Portraiture photography, which debuted on iPhone 7 Plus in 2016, saw a few pretty major and welcomed improvements in iOS 11 and is now officially out of beta.
Enabled by swiping to Portrait mode in the Camera app, the feature automatically creates the depth of field effect that keeps your subject sharp whilst blurring the background.
On iOS 10, you couldn’t remove this DSLR-style effect from photographs after taking them.
iOS 11 changes that in one fell swoop, letting you non-destructively remove the depth of field from your portrait photos at will, even after they were taken, here’s how.
This feature requires iOS 11 or later.
Taking Portrait mode photos is supported on iPhone models outfitted with a dual-lens camera, such as iPhone 7 Plus. Removing the depth effect is unsupported for portraits taken on devices running pre-iOS 11 editions.
In other words, you cannot remove the depth of field from Portrait mode photos taken before your dual-lens phone was upgraded to iOS 11.
That’s because the JPG file format doesn’t keep per-pixel depth information captured by your camera.
Thankfully, iOS 11 introduces a new camera format, called High Efficiency Image File Format (HEIF), that cuts the image size in half while embedding depth data and other information.
As a result, you can now remove the depth effect non-destructively in the Photos app.
Whilst you can quickly switch between the normal shot and its depth of field variant on iOS 10 by turning the Keep Normal Photo option on in camera settings, this doubles your storage consumption by saving two version of the image: one without the depth of field and the other with the depth effect applied in a destructive manner.

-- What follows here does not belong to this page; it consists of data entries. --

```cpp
bool vdz_ok(ursn_net* n, int li, const Act& in, int N, bool two_z_target) {
  static const bool on = ursn_env_on("URSN_FUSE_BN_BWD_APPLY");
  const bool off = !on || two_z_target;
  const Layer& L = n->layers[li];
  if (off || n->cfg.ndim != 3 || L.kind || L.k != 3 || L.stride != 1 || L.cin != 8 || L.cout != 8 || L.zcs != 8 || in.C != 8 || in.cs != 8 || !in.g)
    return false;
  ursn_conv_desc d = L.desc;
  d.n = N; d.in_cstride = in.cs; d.out_cstride = L.zcs;
  d.vdz_z = L.z; d.vdz_coef = L.coef; d.vdz_out = L.dz;
  return tiled_conv_supported(d, PASS_DGRAD) != 0;
}

// ... 3 lines not shown
  Layer& L = n->layers[li];
  BnBwdArgs a;
  memset(&a, 0, sizeof(a));
  a.dy = dy; a.dycs = dycs; a.y = mask ? nullptr : y; a.ycs = ycs; a.mask = mask;
  a.z = L.z; a.zcs = L.zcs; a.mean = L.mean; a.rstd = L.rstd; a.dz = L.dz; a.dzcs = L.zcs;
  a.dbeta = n->grads + L.b_off;
  a.beta = n->params + L.b_off;
  if (li2 >= 0) {
    Layer& L2 = n->layers[li2];
    a.z2 = L2.z; a.z2cs = L2.zcs; a.mean2 = L2.mean; a.rstd2 = L2.rstd; a.dz2 = L2.dz; a.dz2cs = L2.zcs;
    a.dbeta2 = n->grads + L2.b_off;
  }
  a.dres = dres; a.drescs = drescs; a.dres_accumulate = dres_acc;
  a.V = (int64_t)N * n->lvox[L.lout]; a.C = L.cout; a.relu = relu; a.scratch = n->red_scratch;
  if (L.zcs != L.cout && li2 < 0 && !relu && dycs == L.zcs && !dres) { a.C = L.zcs; a.Cw = L.cout; }
  if (n->bs_layer == li && a.C == n->bs_C) { a.pre_partial = n->bs_scratch; a.pre_nblocks = n->bs_blocks; }
  n->bs_layer = -1;
  n->bs_C = 8;
  n->vdz_layer = -1;
  if (fuse_in && li2 < 0 && !dres && !mask && !y && dycs == L.zcs && vdz_ok(n, li, *fuse_in, N, fuse_two_z)) {
    a.coef_out = L.coef;
    n->vdz_layer = li; n->vdz_relu = relu; n->vdz_g = dy; n->vdz_cs = dycs;
  }
  ProfScope ps(n, s, li, 5, 0.0, 4.0 * a.V * a.C * (2.0 * (2 + (relu && !mask) + (li2 >= 0)) + 1 + (li2 >= 0) + (dres != nullptr)));
  URSN_TRY(launch_bn_bwd(a, s));
  ps.done("bn_bwd");
  return 0;
}

int unit_bwd(ursn_net* n, Unit& u, int N, hipStream_t s, const BsTarget* in_target = nullptr) {
  if (u.sc >= 0) {
    URSN_TRY(bn_back(n, u.c2, u.out.g, u.out.cs, u.out.p, u.out.cs, 1, u.sc, nullptr, 0, 0, N, s, u.jmask));
  } else {
    bool acc = take_flag(n, u.in);
    URSN_TRY(bn_back(n, u.c2, u.out.g, u.out.cs, u.out.p, u.out.cs, 1, -1, u.in.g, u.in.cs, acc ? 1 : 0, N, s, u.jmask));
  }
  BsTarget t1;
  t1.li = u.c1;
  if (u.a1_virtual) {
    Act z1 = u.a1;
    z1.p = n->layers[u.c1].z; z1.cs = n->layers[u.c1].zcs;
    URSN_TRY(conv_bwd(n, u.c2, z1, true, N, s, nullptr, -1, false, u.c1, &t1));
  } else {
    URSN_TRY(conv_bwd(n, u.c2, u.a1, true, N, s, nullptr, -1, false, -1, &t1));
  }
  URSN_TRY(bn_back(n, u.c1, u.a1.g, u.a1.cs, nullptr, 0, 0, -1, nullptr, 0, 0, N, s, nullptr, (u.in2.C || u.sc >= 0) ? nullptr : &u.in,
                   in_target && in_target->li2 >= 0));
  const Act* in2 = u.in2.C ? &u.in2 : nullptr;
  bool fuse = false;
// ... 512 lines not shown
```

### u-resnet_amd/csrc/ursn_common.h

```cpp
#pragma once
#include <hip/hip_runtime.h>
#include <stdint.h>
#include <stddef.h>
#include <stdlib.h>

#include "../../include/uresnet_hip.h"

void ursn_set_error(const char* fmt, ...);
void ursn_note_kernel(const char* name);
void ursn_relabel_kernel(const char* name);
#ifdef __HIPCC__
#ifndef URSN_XCD_REMAP
#define URSN_XCD_REMAP 1
#endif
__device__ __forceinline__ int ursn_xcd_block(int b, int G) {
#if URSN_XCD_REMAP
  const int q = G >> 3, r = G & 7, x = b & 7, i = b >> 3;
  return (x < r ? x * (q + 1) : r * (q + 1) + (x - r) * q) + i;
#else
  return b;
#endif
}

__device__ __forceinline__ void ursn_sacc(float piv, float& s1, float& s2, float v) {
// ... 93 lines not shown
enum ConvPass { PASS_FWD = 0, PASS_DGRAD = 1, PASS_WGRAD = 2 };
int build_geoms(const ursn_conv_desc& d, ConvPass pass, GatherGeom* out8);

struct BnStats {
  double* sum;
  float* mean;
  float* rstd;
};

size_t reduce_scratch_bytes(int64_t voxels, int channels, int nsums);
int reduce_nblocks(int64_t voxels, int channels);

int launch_bn_stats(const float* z, int zcs, int64_t V, int C, float eps, float* mean, float* rstd,
                    void* scratch, hipStream_t s);
int launch_bn_stats_final(const double* partial, int nblocks, int C, int PC, int64_t V, float eps, float* mean,
                          float* rstd, hipStream_t s);
int launch_bn_stats_final_blocked(const double* partial, int nblocks, int C, int CB, int PC, size_t blk_stride, int64_t V, float eps,
                                  float* mean, float* rstd, hipStream_t s);
int tiled_conv_supported(const ursn_conv_desc& d, ConvPass pass);
size_t tiled_conv_stats_scratch_doubles(const ursn_conv_desc& d);
int launch_tiled_conv_bn(const ursn_conv_desc& d, const float* in, const float* w, float* out, double* scratch,
                         float eps, float* mean, float* rstd, hipStream_t s);
int tiled_wgrad_supported(const ursn_conv_desc& d);
int tiled_conv_bs_blocks(const ursn_conv_desc& d);
int igemm_conv_supported(const ursn_conv_desc& d, ConvPass pass);
size_t igemm_stats_scratch_doubles(const ursn_conv_desc& d);
int launch_igemm_conv(const ursn_conv_desc& d, ConvPass pass, const float* in, const float* w, float* out,
                      int accumulate, double* stats_partial, float eps, float* mean, float* rstd, hipStream_t s);
int igemm_wgrad_supported(const ursn_conv_desc& d);
size_t igemm_wgrad_scratch_bytes(const ursn_conv_desc& d);
int launch_igemm_wgrad(const ursn_conv_desc& d, const float* x, const float* dy, float* dw, void* scratch,
                       size_t scratch_bytes, hipStream_t s);
int deep_conv_supported(const ursn_conv_desc& d, ConvPass pass);
size_t deep_conv_scratch_floats(const ursn_conv_desc& d, ConvPass pass);
size_t deep_conv_stats_scratch_doubles(const ursn_conv_desc& d);
int launch_deep_conv(const ursn_conv_desc& d, ConvPass pass, const float* in, const float* w, float* out, int accumulate,
                     float* scratch, double* stats_partial, float eps, float* mean, float* rstd, hipStream_t s);
int deep_wgrad_supported(const ursn_conv_desc& d);
size_t deep_wgrad_scratch_bytes(const ursn_conv_desc& d);
int launch_deep_wgrad(const ursn_conv_desc& d, const float* x, const float* dy, float* dw, void* scratch, size_t scratch_bytes,
                      hipStream_t s);
int pointwise_conv_supported(const ursn_conv_desc& d, ConvPass pass, int accumulate);
size_t pointwise_stats_scratch_doubles(const ursn_conv_desc& d);
int launch_pointwise_conv(const ursn_conv_desc& d, ConvPass pass, const float* in, const float* w, float* out,
                          int accumulate, double* stats_partial, float eps, float* mean, float* rstd, hipStream_t s);
int pointwise_wgrad_supported(const ursn_conv_desc& d);
size_t pointwise_wgrad_scratch_bytes(const ursn_conv_desc& d);
int launch_pointwise_wgrad(const ursn_conv_desc& d, const float* x, const float* dy, float* dw, void* scratch,
                           size_t scratch_bytes, hipStream_t s);
// ... 79 lines not shown
```

Before: 67.71 images/s.

## Fuse BatchNorm-backward reductions into igemm dgrad epilogue for wider channels

Extends the fused BatchNorm-backward partial reductions (sum of g and g·xhat, optionally a second branch) from the tiled conv to the implicit-GEMM data-gradient kernel. This lets 16- and 32-channel layers, not only 8-channel ones, fuse the reductions into the conv epilogue. The aim is to drop a separate BN-backward reduction pass over the activations. In exchange the igemm epilogue gets more registers (double accumulators, prefetched z/mask values) and gains template variants, which may lower occupancy.

```diff
diff --git a/u-resnet_amd/csrc/conv_api.hip b/u-resnet_amd/csrc/conv_api.hip
--- a/u-resnet_amd/csrc/conv_api.hip
+++ b/u-resnet_amd/csrc/conv_api.hip
@@ -254,6 +254,22 @@
   return buf;
 }
 
+static int bs_route(const ursn_conv_desc& d) {
+  ursn_conv_desc plain = d;
+  plain.bs_partial = nullptr;
+  const bool ig_plain = !d.in_split && (d.algo == 0 || d.algo == 4) && igemm_conv_supported(plain, PASS_DGRAD);
+  if (!d.pw_dy && d.algo == 0 && deep_conv_supported(plain, PASS_DGRAD)) return 0;
+  if (ig_plain) return igemm_conv_supported(d, PASS_DGRAD) ? 2 : 0;
+  return tiled_conv_supported(d, PASS_DGRAD) ? 1 : 0;
+}
+
+int conv_bs_blocks(const ursn_conv_desc& d) {
+  ursn_conv_desc t = d;
+  t.bs_partial = (double*)1;
+  const int r = bs_route(t);
+  return r == 2 ? igemm_conv_bs_blocks(t) : (r == 1 ? tiled_conv_bs_blocks(t) : 0);
+}
+
 int conv_dispatch(const ursn_conv_desc& d, ConvPass pass, const float* in, const float* w, float* out, int accumulate,
                   hipStream_t s) {
   if (d.vdz_z) {
@@ -261,7 +277,8 @@
     return launch_tiled_conv(d, pass, in, w, out, accumulate, s);
   }
   if (d.bs_partial) {
-    URSN_REQUIRE(pass == PASS_DGRAD && tiled_conv_supported(d, pass), "conv: fused BatchNorm-backward reductions (bs_partial) not supported for this shape / pass");
+    URSN_REQUIRE(pass == PASS_DGRAD && bs_route(d) != 0, "conv: fused BatchNorm-backward reductions (bs_partial) not supported for this shape / pass");
+    if (bs_route(d) == 2) return launch_igemm_conv(d, pass, in, w, out, accumulate, nullptr, 0.f, nullptr, nullptr, s);
     return launch_tiled_conv(d, pass, in, w, out, accumulate, s);
   }
   if (d.in_mean && pass != PASS_DGRAD) {
@@ -523,7 +540,7 @@
 int launch_tiled_wgrad(const ursn_conv_desc& d, const float* x, const float* dy, float* dw, void* scratch,
                        size_t scratch_bytes, hipStream_t s);
 
-extern "C" int32_t ursn_conv_bs_blocks(const ursn_conv_desc* d) { return d ? tiled_conv_bs_blocks(*d) : 0; }
+extern "C" int32_t ursn_conv_bs_blocks(const ursn_conv_desc* d) { return d ? conv_bs_blocks(*d) : 0; }
 
 extern "C" int ursn_conv_plan(const ursn_conv_desc* d0, int32_t pass_, char* out, size_t cap) {
   URSN_REQUIRE(d0 && out && cap > 0 && pass_ >= 0 && pass_ <= 2, "conv_plan: bad argument");
@@ -561,7 +578,8 @@
     else if (stride2_wgrad_supported(d)) name = "s2wgrad";
     else name = "wgrad_mfma";
   } else {
-    if (d.vdz_z || d.bs_partial || (d.in_mean && pass != PASS_DGRAD)) name = tiled_conv_supported(d, pass) ? "tconv" : "none";
+    if (d.bs_partial && !d.vdz_z) name = pass != PASS_DGRAD ? "none" : (bs_route(d) == 2 ? "igemm" : (bs_route(d) == 1 ? "tconv" : "none"));
+    else if (d.vdz_z || (d.in_mean && pass != PASS_DGRAD)) name = tiled_conv_supported(d, pass) ? "tconv" : "none";
     else if (d.pw_dy && tiled_deconv_supported(d, pass)) name = "tdeconv+pw";
     else if (d.pw_dy) name = (!d.in_split && igemm_conv_supported(d, pass)) ? "igemm" : (tiled_conv_supported(d, pass) ? "tconv" : "none");
     else if (d.in_split) name = pointwise_conv_supported(d, pass, 0) ? "pconv" : (tiled_conv_supported(d, pass) ? "tconv" : "none");
diff --git a/u-resnet_amd/csrc/conv_igemm.hip b/u-resnet_amd/csrc/conv_igemm.hip
--- a/u-resnet_amd/csrc/conv_igemm.hip
+++ b/u-resnet_amd/csrc/conv_igemm.hip
@@ -45,6 +45,11 @@
   p.lds = ((size_t)4 * HZ * HY * HX * 4 + (size_t)2 * 16 * (p.bm + 16)) * sizeof(float);
   p.alltaps = (at && p.bm == 16) || (at >= 1 && at != 16 && p.bm == 32);
   if (d.pw_dy && !(p.flip && p.alltaps)) return false;
+  if (d.bs_partial) {
+    const int zcs = d.bs_z_cstride > 0 ? d.bs_z_cstride : kcout, z2cs = d.bs_z2_cstride > 0 ? d.bs_z2_cstride : kcout;
+    if (!(p.flip && p.alltaps && p.mode == 3) || (zcs & 3) || (d.bs_z2 && (z2cs & 3))) return false;
+    if (d.bs_z2 && p.bm == 32 && p.var == 1) return false;
+  }
   if (p.alltaps) {
     {
       const int ics = d.in_cstride > 0 ? d.in_cstride : d.cin, ocs = d.out_cstride > 0 ? d.out_cstride : d.cout;
@@ -68,6 +73,14 @@
   return make_igplan(d, pass, p, a, b) ? 1 : 0;
 }
 
+int igemm_conv_bs_blocks(const ursn_conv_desc& d) {
+  ursn_conv_desc t = d;
+  t.bs_partial = (double*)1;
+  IGPlan p;
+  int a, b;
+  return make_igplan(t, PASS_DGRAD, p, a, b) ? p.gridx : 0;
+}
+
 size_t igemm_stats_scratch_doubles(const ursn_conv_desc& d) {
   IGPlan p;
   int a, b;
@@ -89,10 +102,14 @@
     ursn_note_kernel(p.flip ? "igemm_at_dgrad<32>" : "igemm_at<32>");
     if constexpr (MODE == 3) {
       if (p.var == 1) {
+        if (p.flip && a.bs_partial) return a.bs_z2 ? launch_ig_at<3, 32, 8, true, false, 1, 2>(p, a, s) : launch_ig_at<3, 32, 8, true, false, 1, 1>(p, a, s);
         if (p.flip) return launch_ig_at<3, 32, 8, true, false, 1>(p, a, s);
         if (a.stats_partial) return launch_ig_at<3, 32, 8, false, true, 1>(p, a, s);
         return launch_ig_at<3, 32, 8, false, false, 1>(p, a, s);
       }
+    }
+    if constexpr (MODE == 3) {
+      if (p.flip && a.bs_partial) return a.bs_z2 ? launch_ig_at<3, 32, 8, true, false, 0, 2>(p, a, s) : launch_ig_at<3, 32, 8, true, false, 0, 1>(p, a, s);
     }
     if (p.flip) return launch_ig_at<MODE, 32, 8, true, false>(p, a, s);
     if (a.stats_partial) return launch_ig_at<MODE, 32, 8, false, true>(p, a, s);
@@ -103,15 +120,20 @@
     ursn_note_kernel(p.flip ? "igemm_at_dgrad<16>" : "igemm_at<16>");
     if constexpr (MODE == 3) {
       if (p.var == 1) {
+        if (p.flip && a.bs_partial) return a.bs_z2 ? launch_ig_at<3, 16, 16, true, false, 1, 2>(p, a, s) : launch_ig_at<3, 16, 16, true, false, 1, 1>(p, a, s);
         if (p.flip) return launch_ig_at<3, 16, 16, true, false, 1>(p, a, s);
         if (a.stats_partial) return launch_ig_at<3, 16, 16, false, true, 1>(p, a, s);
         return launch_ig_at<3, 16, 16, false, false, 1>(p, a, s);
       }
       if (p.var == 2) {
+        if (p.flip && a.bs_partial) return a.bs_z2 ? launch_ig_at<3, 16, 16, true, false, 2, 2>(p, a, s) : launch_ig_at<3, 16, 16, true, false, 2, 1>(p, a, s);
         if (p.flip) return launch_ig_at<3, 16, 16, true, false, 2>(p, a, s);
         if (a.stats_partial) return launch_ig_at<3, 16, 16, false, true, 2>(p, a, s);
         return launch_ig_at<3, 16, 16, false, false, 2>(p, a, s);
       }
+    }
+    if constexpr (MODE == 3) {
+      if (p.flip && a.bs_partial) return a.bs_z2 ? launch_ig_at<3, 16, 16, true, false, 0, 2>(p, a, s) : launch_ig_at<3, 16, 16, true, false, 0, 1>(p, a, s);
     }
     if (p.flip) return launch_ig_at<MODE, 16, 16, true, false>(p, a, s);
     if (a.stats_partial) return launch_ig_at<MODE, 16, 16, false, true>(p, a, s);
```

How to remove depth effect from Portrait mode photos
1) Launch the Photos app on your iOS device.
2) Tap an image you’d like to remove the depth effect from. If the photo was taken using the Camera app’s Portrait mode, you’ll see the label “DEPTH EFFECT” in the upper-left corner.
TIP: All portrait images are auto-saved in a special album—tap the Albums tab in the Photos app, then tap the Depth Effect album to browse them conveniently in one place.
3) Now tap the Edit button.
An image with the depth of field effect turned on, at left, and its non-depth variant, at right.
4) Lastly, tap the yellow Depth button to disable the depth effect.
Tap the button again to bring back the depth effect.
This feature should be especially indispensable for those times when what you thought would turn out to be a great-looking portrait ended up being ruined by the depth effect algorithm.
And that’s it, ladies and gents!
No longer are you forced to choose between keeping the normal and Portrait mode photo or just the Portrait mode one, thanks to iOS 11’s flexible HEIF image format that retains depth information and other data while saving up to fifty percent on storage.
Other Portrait mode improvements on iOS 11
iOS 11’s portraiture photography has seen a few other improvements as well.
For instance, you can now take portraits with optical image stabilization for even sharper focus and use True Tone flash to capture depth of field images in low-light situations.
As a cool bonus, Portrait mode now supports high dynamic range (HDR) imaging, all of which results in even more professional-looking photos.
Best of all, Apple’s new Depth Map API allows developers to create custom depth filters.
This lets those who dislike Apple’s depth effect algorithm use third-party depth filters in the Photos app to process portraits and still preserve the original data. All of the aforesaid changes add up quickly to making your portrait shots more expressive, and impressive.